In fact the Spectrum has a 625 progressive frame sequence, assuming the two crystals are generating their exact frequencies, which lasts 12.48 seconds.

The two crystals don't generate the exact frequencies in practice, in fact they drift due to temperature, voltage, power consumption and so on, and most importantly they drift relative to each other. So the colour interference patterns (dot crawl) on a Spectrum vary in unpredictable ways.

If the PAL colour system had exactly 283.75 colour cycles per line instead of 283.7516, then the Spectrum would have an integer number of colour cycles in each 312 line progressive frame (283.75*312 = 88530) and there would be no dot crawl. The colour pattern would have a single progressive frame sequence.

You can achieve a similar thing on the Spectrum by slightly increasing the ULA clock frequency which is divided by two to produce the dot clock. If you increase it by 283.7516/283.75 this produces a line frequency of 15625.08810572687 Hz and a dot clock of 7000039.471365639 Hz. The ULA now produces slightly shorter lines which have exactly 283.75 colour clocks per line and the colour pattern has a single 312 line frame sequence.
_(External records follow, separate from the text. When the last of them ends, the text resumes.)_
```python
class DeviceScene:

    def __init__(self, scene: Scene | None = None, reference_graph: int | None = None):
        L = lib()
        self.handle = C.c_void_p()
        self.scene = scene
        if reference_graph is not None:
            check(L.rt_scene_from_reference_graph(C.c_void_p(reference_graph), C.byref(self.handle)),
                  "rt_scene_from_reference_graph")
        else:
            self._desc = scene.desc()
            check(L.rt_scene_create(C.byref(self._desc), C.byref(self.handle)), "rt_scene_create")

# ... 6 lines not shown
        check(lib().rt_scene_update_materials(self.handle, C.cast(materials, C.POINTER(abi.MaterialDesc)),
                                              len(materials)), "rt_scene_update_materials")

    def edited(self, hittables) -> "DeviceScene":
        from .scenes import _hittable_array
        new = DeviceScene.__new__(DeviceScene)
        new.handle = C.c_void_p()
        arr = _hittable_array(hittables)
        new.scene = None
        if self.scene is not None:
            copy = (abi.HittableDesc * len(arr)).from_buffer_copy(arr)
            new.scene = Scene(copy, self.scene.materials, self.scene.images)
        check(lib().rt_scene_edit(self.handle, arr, len(arr), C.byref(new.handle)), "rt_scene_edit")
        return new

    QUERY_OUTPUTS = {"normal_depth": ((4,), torch.float32), "albedo": ((4,), torch.float32), "prim_id": ((), torch.int32),
                     "uv": ((2,), torch.float32), "material": ((), torch.int32), "hits": ((2,), torch.int32)}

    def query(self, rays, outputs=("normal_depth", "albedo", "prim_id", "uv", "material", "hits"),
              rays_per_lane: int = 0) -> dict:
        names = tuple(outputs)
        unknown = [o for o in names if o not in self.QUERY_OUTPUTS]
        if unknown or not names or len(set(names)) != len(names):
            raise ValueError(f"outputs must be distinct names out of {tuple(self.QUERY_OUTPUTS)}, not {names!r}")
        if isinstance(rays, np.ndarray):
            rays = torch.from_numpy(np.array(rays, dtype=np.float32, order="C")).cuda()
        if rays.dtype != torch.float32 or rays.dim() != 3 or tuple(rays.shape[1:]) != (2, 4) or not rays.is_cuda:
            raise ValueError("rays must be a float32 (n, 2, 4) tensor on the device")
        rays = rays.contiguous()
        n = rays.shape[0]
        out = {o: torch.empty((n,) + self.QUERY_OUTPUTS[o][0], dtype=self.QUERY_OUTPUTS[o][1], device=rays.device)
               for o in names}
        if n == 0:
            return out
        a = abi.QueryArgs()
        a.rays = rays.data_ptr()
        for o in names:
            setattr(a, o, out[o].data_ptr())
        a.n, a.rays_per_lane = n, rays_per_lane
        stream = torch.cuda.current_stream(rays.device).cuda_stream
        check(lib().rt_query_rays(self.handle, C.byref(a), C.c_void_p(stream)), "rt_query_rays")
        return out

    def close(self) -> None:
        if self.handle:
            lib().rt_scene_destroy(self.handle)
            self.handle = C.c_void_p()

    def __del__(self):
        try:
            self.close()
        except Exception:
            pass


def band_rows_of(height: int, band_rows: int, num_ranks: int, rank: int) -> list[int]:
    rows = []
    b = rank
    while b * band_rows < height:
        rows.extend(range(b * band_rows, min(height, (b + 1) * band_rows)))
        b += num_ranks
    return rows


class Renderer:

    def __init__(self, width: int, height: int, device: int | str = 0, band_rows: int | None = None,
                 num_ranks: int = 1, rank: int = 0, rng: str = "xorwow", state_layout: str = "curand"):
        if rng not in ("xorwow", "philox"):
            raise ValueError(f"rng must be 'xorwow' or 'philox', not {rng!r}")
        if state_layout not in ("curand", "soa"):
            raise ValueError(f"state_layout must be 'curand' or 'soa', not {state_layout!r}")
        self.state_layout = state_layout
        self.rng = rng
        self.seed = 1984
        self.frame = 0
        if not torch.cuda.is_available():
            raise RTError("no HIP device visible: librt_hip.so renders on MI355X only")
        self.device = torch.device("cuda", device) if isinstance(device, int) else torch.device(device)
        torch.cuda.set_device(self.device)
        check(lib().rt_set_device(self.device.index or 0), "rt_set_device")
        self.width, self.height = width, height
        self.band_rows = band_rows or height
        self.num_ranks, self.rank = num_ranks, rank
        self.rows = band_rows_of(height, self.band_rows, num_ranks, rank)
        self.local_rows = len(self.rows)
        n = width * self.local_rows
        self.pos = torch.zeros(n, dtype=torch.int32, device=self.device)
        words = n * abi.STATE_WORDS if state_layout == "curand" else 6 * int(lib().rt_soa_plane_words(width, self.local_rows))
        self.state = torch.zeros(words, dtype=torch.int32, device=self.device) if rng == "xorwow" else None
        self.counters = torch.zeros(abi.COUNTERS_WORDS, dtype=torch.int64, device=self.device)
        self.radiance = None
        self.accum = None
        self._accum_restart = False
        self.normal_depth = self.albedo = self.prim_id = None
        self.denoised = None
        self._denoise_scratch = None
        self._denoise_pos = None
        self.prev_normal_depth = self.prev_prim_id = self.prev_inputs = None
        self._gbuffer_inputs = None
        self.history = None
        self._history_spare = None
        self.motion = None
        self._temporal_pos = None
        self._prim_motion = None
        self.moments = None
# ... 265 lines not shown
```

include/rt_hip.h:

```cpp
#ifndef RT_HIP_H
#define RT_HIP_H

#include <stddef.h>
#include <stdint.h>

#ifdef __cplusplus
extern "C" {
#endif

typedef enum rt_status {
    RT_OK = 0,
    RT_ERR_INVALID_ARGUMENT = -1,
    RT_ERR_INVALID_SCENE = -2,
    RT_ERR_OUT_OF_MEMORY = -3,
    RT_ERR_DEVICE = -4,
    RT_ERR_LAUNCH = -5,
    RT_ERR_UNSUPPORTED = -6
} rt_status;

typedef enum rt_hittable_type {
    RT_SPHERE = 0,
    RT_XYRECT = 1,
    RT_XZRECT = 2,
    RT_YZRECT = 3
// ... 318 lines not shown
    uint64_t seed;
} rt_tiled_desc;

typedef struct rt_tiled_frame {
    uint32_t* pos;
    uint32_t samples_per_pixel;
    uint32_t max_depth;
    uint32_t flags;
    uint32_t rng_frame;
    uint32_t rng_frame_set;
    uint32_t reserved;
    rt_input_struct inputs;
} rt_tiled_frame;

typedef struct rt_tiled_timing {
    float render_ms;
    float gather_ms;
    float total_ms;
    uint32_t reserved;
    uint64_t rays;
} rt_tiled_timing;

int rt_tiled_create(const rt_tiled_desc* desc, const rt_scene_desc* scene, rt_tiled** out);
int rt_tiled_render(rt_tiled* tiled, const rt_tiled_frame* frame, rt_tiled_timing* timing);
int rt_tiled_destroy(rt_tiled* tiled);

typedef struct rt_gl_target rt_gl_target;

int rt_gl_register_texture(uint32_t gl_texture, uint32_t gl_target, rt_gl_target** out);
int rt_gl_copy_image(rt_gl_target* target, const uint32_t* device_pos, uint32_t width, uint32_t height,
                     rt_stream stream);
int rt_gl_unregister(rt_gl_target* target);

int rt_copy_image_to_host(uint32_t* host, const uint32_t* device_pos, uint32_t width, uint32_t height, int flip_rows,
                          rt_stream stream);

int rt_write_ppm(const char* path, const uint32_t* rgba, uint32_t width, uint32_t height, int flip_rows);


int rt_reference_graph_flatten(const void* world, rt_hittable_desc* hittables, uint32_t* num_hittables,
                               rt_material_desc* materials, uint32_t* num_materials, rt_image_desc* images,
                               uint32_t* num_images);

typedef struct rt_host_tables_info {
    uint32_t num_nodes, num_prims, num_materials, depth;
} rt_host_tables_info;
int rt_build_host_tables(const rt_scene_desc* desc, float* nodes, float* prims, float* materials,
                         int32_t* prim_source, rt_host_tables_info* info);

int rt_tile_entries_host(const rt_scene_desc* desc, const rt_input_struct* inputs, uint32_t width, uint32_t height,
                         const rt_tiling* tiling, uint32_t flags, uint32_t first_tile, uint32_t num_tiles,
                         uint32_t* records);

int rt_set_bounce_entries(int on);

typedef struct rt_bounce_entries_info {
    uint32_t num_nodes, num_chain_nodes, num_records, depth;
    uint32_t grid_dim[3];
    float grid_origin[3];
    float grid_inv[3];
    float grid_off[3];
} rt_bounce_entries_info;
int rt_bounce_entries_host(const rt_scene_desc* desc, float* chain_nodes, float* nodes48, uint32_t* refs,
                           uint32_t* records, uint16_t* grid, rt_bounce_entries_info* info);
int rt_bounce_entry_cells(const rt_bounce_entries_info* info, const float* origins, uint32_t n, uint32_t* cells);

typedef struct rt_glibc_rand { int32_t r[34]; uint32_t idx; } rt_glibc_rand;
void rt_glibc_srand(rt_glibc_rand* g, uint32_t seed);
int32_t rt_glibc_rand_next(rt_glibc_rand* g);

int rt_builtin_scene(int which, uint32_t seed, rt_hittable_desc* hittables, uint32_t* num_hittables,
                     rt_material_desc* materials, uint32_t* num_materials);

int rt_procedural_texture(int kind, int32_t width, int32_t height, uint8_t* rgb);

void rt_camera_inputs(const float position[3], const float orientation[3], const float world_up[3],
                      float fov_degrees, float near_plane, float far_plane, const float bg_start[3],
                      const float bg_end[3], rt_input_struct* out);

#ifdef __cplusplus
}
#endif

#endif
```

Measured before the change: 33520 Mray/s.

## Cull occluded sphere primitives from per-tile camera entry lists

Adds a conservative occlusion test to per-tile entry construction. For each 8x8 tile's ray cone it finds the nearest sphere that surely blocks every ray, then drops candidate primitives whose lower-bound hit distance lies beyond it. Surviving runs are re-encoded into the packed entry record, closing gaps when the run count would exceed the slot budget. This is meant to cut primary-ray intersection work for camera rays. In exchange it adds double-precision math per tile and relies on conservative epsilons for correctness. Also exposes a device-side entry-building entry point and a toggle, enabled by default.

```diff
diff --git a/cudaraytracer_amd/_lib.py b/cudaraytracer_amd/_lib.py
--- a/cudaraytracer_amd/_lib.py
+++ b/cudaraytracer_amd/_lib.py
@@ -64,6 +64,8 @@
     "rt_reference_graph_flatten",
     "rt_build_host_tables",
     "rt_tile_entries_host",
+    "rt_set_tile_occlusion",
+    "rt_tile_entries_device",
     "rt_set_bounce_entries",
     "rt_bounce_entries_host",
     "rt_bounce_entry_cells",
@@ -141,6 +143,10 @@
     if LIB_PATH == _IN_TREE or hasattr(lib, "rt_tile_entries_host"):
         lib.rt_tile_entries_host.argtypes = [P(abi.SceneDesc), P(abi.InputStruct), C.c_uint32, C.c_uint32, P(abi.Tiling),
                                              C.c_uint32, C.c_uint32, C.c_uint32, P(C.c_uint32)]
+    if LIB_PATH == _IN_TREE or hasattr(lib, "rt_set_tile_occlusion"):
+        lib.rt_set_tile_occlusion.argtypes = [C.c_int]
+        lib.rt_tile_entries_device.argtypes = [vp, P(abi.InputStruct), C.c_uint32, C.c_uint32, P(abi.Tiling), C.c_uint32,
+                                               vp, vp]
     if LIB_PATH == _IN_TREE or hasattr(lib, "rt_set_bounce_entries"):
         lib.rt_set_bounce_entries.argtypes = [C.c_int]
         lib.rt_bounce_entries_host.argtypes = [P(abi.SceneDesc), P(C.c_float), P(C.c_float), P(C.c_uint32), P(C.c_uint32),
diff --git a/cudaraytracer_amd/csrc/render.hip b/cudaraytracer_amd/csrc/render.hip
--- a/cudaraytracer_amd/csrc/render.hip
+++ b/cudaraytracer_amd/csrc/render.hip
@@ -3457,6 +3457,7 @@
 constexpr int kCameraResolveMax = 32;
 thread_local int g_path_end_step = 1;
 thread_local int g_bounce_entries = 1;
+thread_local int g_tile_occlusion = 1;
 
 struct Knob {
     int& (*at)();
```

The Spectrum 128 ULA has 456 dots per line and 285 colour cycles per line because its dot clock and colour clock are in the ratio 4:2.5 and the line frequency was made slightly lower (and out of true PAL spec) to allow this. It has a two progressive frame sequence because of the V switch - since there are 311 lines per progressive frame it takes two progressive frames to repeat the colour dot pattern. The PAL R-Y +/- switch alternates every line, and because there is an odd number of lines per frame (311) this causes the overall dot pattern to have a 2 frame sequence. This is why the dot pattern in a 128K Spectrum display has a very fast 25.01054 Hz flicker rate.